Once the line with "const int kc = 128 / es;" is found in the data, output it and each following line exactly, up to and including the line with "ZS_REQUIRE(p->B > 0", and nothing before or after.
○ ○ ○ ○
__device__ __forceinline__ float4 wgrad_sum_splits(const float* ws, int splits, int64_t sstride) {
  float4 acc = make_float4(0.f, 0.f, 0.f, 0.f);
  int k = 0;
  for (; k + 8 <= splits; k += 8) {
    float4 v[8];
#pragma unroll
    for (int u = 0; u < 8; ++u) v[u] = *reinterpret_cast<const float4*>(ws + (int64_t)(k + u) * sstride);
#pragma unroll
    for (int u = 0; u < 8; ++u) { acc.x += v[u].x; acc.y += v[u].y; acc.z += v[u].z; acc.w += v[u].w; }
  }
  for (; k < splits; ++k) {
    const float4 v = *reinterpret_cast<const float4*>(ws + (int64_t)k * sstride);
    acc.x += v.x; acc.y += v.y; acc.z += v.z; acc.w += v.w;
  }
  return acc;
}

__device__ __forceinline__ int wgrad_co_perm(const ZsGemmWgrad& p, int co) {
  return p.co_split2 ? ((co & 1) * (p.Cout >> 1) + (co >> 1)) : co;
}

__device__ __forceinline__ void wgrad_reduce_bias(const ZsGemmWgrad& p, int splits, int cout_r, int64_t sstride, int bblk) {
  const int co = bblk * 256 + (int)threadIdx.x;
  if (co >= p.Cout) return;
// ... 131 lines not shown
                       reinterpret_cast<const void*>(gemm_wgrad_p8_kernel)};
  for (const void* f : big) (void)hipFuncSetAttribute(f, hipFuncAttributeMaxDynamicSharedMemorySize, P8_LDS);
  const void* ring[] = {reinterpret_cast<const void*>(gemm_conv_ring_kernel<float, 0>), reinterpret_cast<const void*>(gemm_conv_ring_kernel<bf16_t, 0>),
                        reinterpret_cast<const void*>(gemm_conv_ring_kernel<float, 1>), reinterpret_cast<const void*>(gemm_conv_ring_kernel<bf16_t, 1>)};
  for (const void* f : ring) (void)hipFuncSetAttribute(f, hipFuncAttributeMaxDynamicSharedMemorySize, RING_LDS);
}

}

extern "C" int zs_gemm_conv(const ZsGemmConv* p, void* stream) {
  ZS_REQUIRE(p && p->A && p->W && (p->out || p->out2), "zs_gemm_conv: null operand");
  ZS_REQUIRE(p->dtype == ZS_F32 || p->dtype == ZS_BF16, "zs_gemm_conv: bad dtype %d", p->dtype);
  const int es = p->dtype == ZS_F32 ? 4 : 2;
  const int kc = 128 / es;
  ZS_REQUIRE(p->B > 0 && p->T_in > 0 && p->T_out > 0 && p->N > 0 && p->taps > 0 && p->stride > 0, "zs_gemm_conv: bad sizes");
  ZS_REQUIRE(p->cin_pad > 0 && p->cin_pad % kc == 0, "zs_gemm_conv: cin_pad %d must be a multiple of %d (one 128-byte chunk)", p->cin_pad, kc);
  ZS_REQUIRE(p->ldw >= (int64_t)p->taps * p->cin_pad && (p->ldw * es) % 16 == 0, "zs_gemm_conv: ldw %lld < taps*cin_pad",
             (long long)p->ldw);
  ZS_REQUIRE(p->n_pad % 128 == 0 && p->n_pad >= p->N, "zs_gemm_conv: n_pad %d must be a multiple of 128 >= N %d", p->n_pad, p->N);
  ZS_REQUIRE(aligned16(p->A) && aligned16(p->W) && (p->lda * es) % 16 == 0 && (p->a_batch_stride * es) % 16 == 0 &&
                 (p->a_gstride * es) % 16 == 0 && (p->w_gstride * es) % 16 == 0,
             "zs_gemm_conv: operands must be 16-byte aligned (A=%p lda=%lld)", p->A, (long long)p->lda);
  if (p->w_in > 0) {
    ZS_REQUIRE((int64_t)p->T_out * p->w_out < (1ll << 32), "zs_gemm_conv: 2-D image too large (T_out %d x w_out %d)", p->T_out, p->w_out);
    ZS_REQUIRE(p->w_out > 0 && p->taps_h > 0 && p->taps % p->taps_h == 0 && p->T_in % p->w_in == 0 && p->T_out % p->w_out == 0 && !p->lengths,
               "zs_gemm_conv: 2-D geometry (w_in %d, w_out %d, taps_h %d, taps %d, T_in %d, T_out %d)", p->w_in, p->w_out, p->taps_h, p->taps,
               p->T_in, p->T_out);
    if (p->gather == 0 && p->pad_mode == ZS_PAD_REFLECT) {
      const int h_in = p->T_in / p->w_in, h_out = p->T_out / p->w_out, taps_w = p->taps / p->taps_h;
      const int pr_h = (h_out - 1) * p->stride + p->taps_h - 1 - p->pad_left - (h_in - 1);
      const int pr_w = (p->w_out - 1) * p->stride + taps_w - 1 - p->pad_left - (p->w_in - 1);
      ZS_REQUIRE(p->pad_left < h_in && pr_h < h_in && p->pad_left < p->w_in && pr_w < p->w_in,
                 "zs_gemm_conv: Padding size should be less than the corresponding input dimension (2-D: pad %d, H %d, W %d)", p->pad_left, h_in, p->w_in);
    }
  } else if (p->gather == 0 && p->pad_mode == ZS_PAD_REFLECT) {
    const int pad_r = (p->T_out - 1) * p->stride + p->taps - 1 - p->pad_left - (p->T_in - 1);
    ZS_REQUIRE(p->pad_left < p->T_in && pad_r < p->T_in,
               "zs_gemm_conv: Padding size should be less than the corresponding input dimension (pad %d/%d, T %d)",
               p->pad_left, pad_r, p->T_in);
  }
  if (p->store_mode == ZS_STORE_SPLIT2 || (p->out2 && p->store_mode2 == ZS_STORE_SPLIT2))
    ZS_REQUIRE(p->N % 2 == 0, "zs_gemm_conv: SPLIT2 needs even N");
  ZS_REQUIRE(!(p->pre_vec || p->vec2) || p->vec_idx, "zs_gemm_conv: vec_idx missing");
  ZS_REQUIRE(!p->colsum || (128 % p->T_out == 0 && p->colsum_col0 >= 0 && p->colsum_col0 < p->N && !p->bias && !p->pre_vec &&
                            p->act == ZS_ACT_NONE && p->groups <= 1),
             "zs_gemm_conv: colsum needs T_out (%d) to divide 128, 0 <= colsum_col0 < N and no bias / pre_vec / activation / groups", p->T_out);
  ZS_REQUIRE(!p->lengths || (p->gather == 0 && p->B < 65536 && p->T_in < 32768 && p->pad_right >= 0 && p->colsum == nullptr),
             "zs_gemm_conv: lengths (ragged batch) needs gather 0, B < 65536, T_in < 32768, pad_right >= 0 and no colsum");
  const int groups = p->groups > 0 ? p->groups : 1;
  const int64_t M = (int64_t)p->B * p->T_out;
  const int64_t tiles = ((M + BM - 1) / BM) * ((p->N + BN - 1) / BN);
  ZS_REQUIRE(tiles < (1ll << 31), "zs_gemm_conv: grid too large");
  dim3 grid((unsigned)tiles, 1, (unsigned)groups);
  hipStream_t s = (hipStream_t)stream;
  std::call_once(g_lds_attr_once, set_lds_attrs);
  const int use_dma = g_use_dma.get(), use_ring = g_use_ring.get(), use_p8 = g_use_p8.get(), use_pp = g_use_pp.get();
  const int64_t ring_tiles = ((M + RBM - 1) / RBM) * ((p->N + BN - 1) / BN);
  const int64_t p8_tiles = ((M + PBM - 1) / PBM) * ((p->N + PBN - 1) / PBN);
  if (use_dma && use_p8 && p->n_pad % PBN == 0 && p8_tiles >= g_p8_min_tiles.get() && p8_tiles < (1ll << 31)) {
    dim3 pgrid((unsigned)p8_tiles, 1, (unsigned)groups);
    if (p->dtype == ZS_F32) hipLaunchKernelGGL(gemm_conv_p8m16_kernel<float>, pgrid, dim3(PNT), P8_LDS, s, *p);
    else hipLaunchKernelGGL(gemm_conv_p8m16_kernel<bf16_t>, pgrid, dim3(PNT), P8_LDS, s, *p);
  } else if (use_dma && use_ring && ring_tiles >= g_ring_min_tiles.get() && ring_tiles < (1ll << 31)) {
    dim3 rgrid((unsigned)ring_tiles, 1, (unsigned)groups);
    if (use_pp) {
      if (p->dtype == ZS_F32) hipLaunchKernelGGL((gemm_conv_ring_kernel<float, 1>), rgrid, dim3(RNT), RING_LDS, s, *p);
      else hipLaunchKernelGGL((gemm_conv_ring_kernel<bf16_t, 1>), rgrid, dim3(RNT), RING_LDS, s, *p);
    } else {
      if (p->dtype == ZS_F32) hipLaunchKernelGGL((gemm_conv_ring_kernel<float, 0>), rgrid, dim3(RNT), RING_LDS, s, *p);
      else hipLaunchKernelGGL((gemm_conv_ring_kernel<bf16_t, 0>), rgrid, dim3(RNT), RING_LDS, s, *p);
    }
  } else if (use_dma) {
    const int64_t tiles64 = ((M + 63) / 64) * ((p->N + BN - 1) / BN);
    if (g_dma64.get() && tiles * 2 <= g_dma64_max_tiles.get() && tiles64 < (1ll << 31) && (p->colsum == nullptr || 64 % p->T_out == 0)) {
      dim3 g64((unsigned)tiles64, 1, (unsigned)groups);
      const size_t lds = (2 * 64 * 128 + 2 * DTILE > EPI_LDS_BYTES / 2) ? 2 * 64 * 128 + 2 * DTILE : EPI_LDS_BYTES / 2;
      if (p->dtype == ZS_F32) hipLaunchKernelGGL((gemm_conv_dma_kernel<float, 64>), g64, dim3(NT), lds, s, *p);
      else hipLaunchKernelGGL((gemm_conv_dma_kernel<bf16_t, 64>), g64, dim3(NT), lds, s, *p);
      return zs_check_launch("zs_gemm_conv");
    }
    const size_t lds = (4 * DTILE > EPI_LDS_BYTES) ? 4 * DTILE : EPI_LDS_BYTES;
    if (p->dtype == ZS_F32) hipLaunchKernelGGL((gemm_conv_dma_kernel<float, 128>), grid, dim3(NT), lds, s, *p);
    else hipLaunchKernelGGL((gemm_conv_dma_kernel<bf16_t, 128>), grid, dim3(NT), lds, s, *p);
  } else {
    const size_t lds = 4 * TILE_BYTES;
    if (p->dtype == ZS_F32) hipLaunchKernelGGL(gemm_conv_kernel<float>, grid, dim3(NT), lds, s, *p);
    else hipLaunchKernelGGL(gemm_conv_kernel<bf16_t>, grid, dim3(NT), lds, s, *p);
  }
  return zs_check_launch("zs_gemm_conv");
}

extern "C" size_t zs_gemm_wgrad_workspace_bytes(const ZsGemmWgrad* p) {
  if (!p) return 0;
  const WgradPlan w = wgrad_plan(p);
  return (size_t)w.splits * ((size_t)w.cout_r * p->taps * w.cin_r + w.cout_r) * sizeof(float);
}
○ ○ ○ ○
Answer section —
  const int kc = 128 / es;
  ZS_REQUIRE(p->B > 0 && p->T_in > 0 && p->T_out > 0 && p->N > 0 && p->taps > 0 && p->stride > 0, "zs_gemm_conv: bad sizes");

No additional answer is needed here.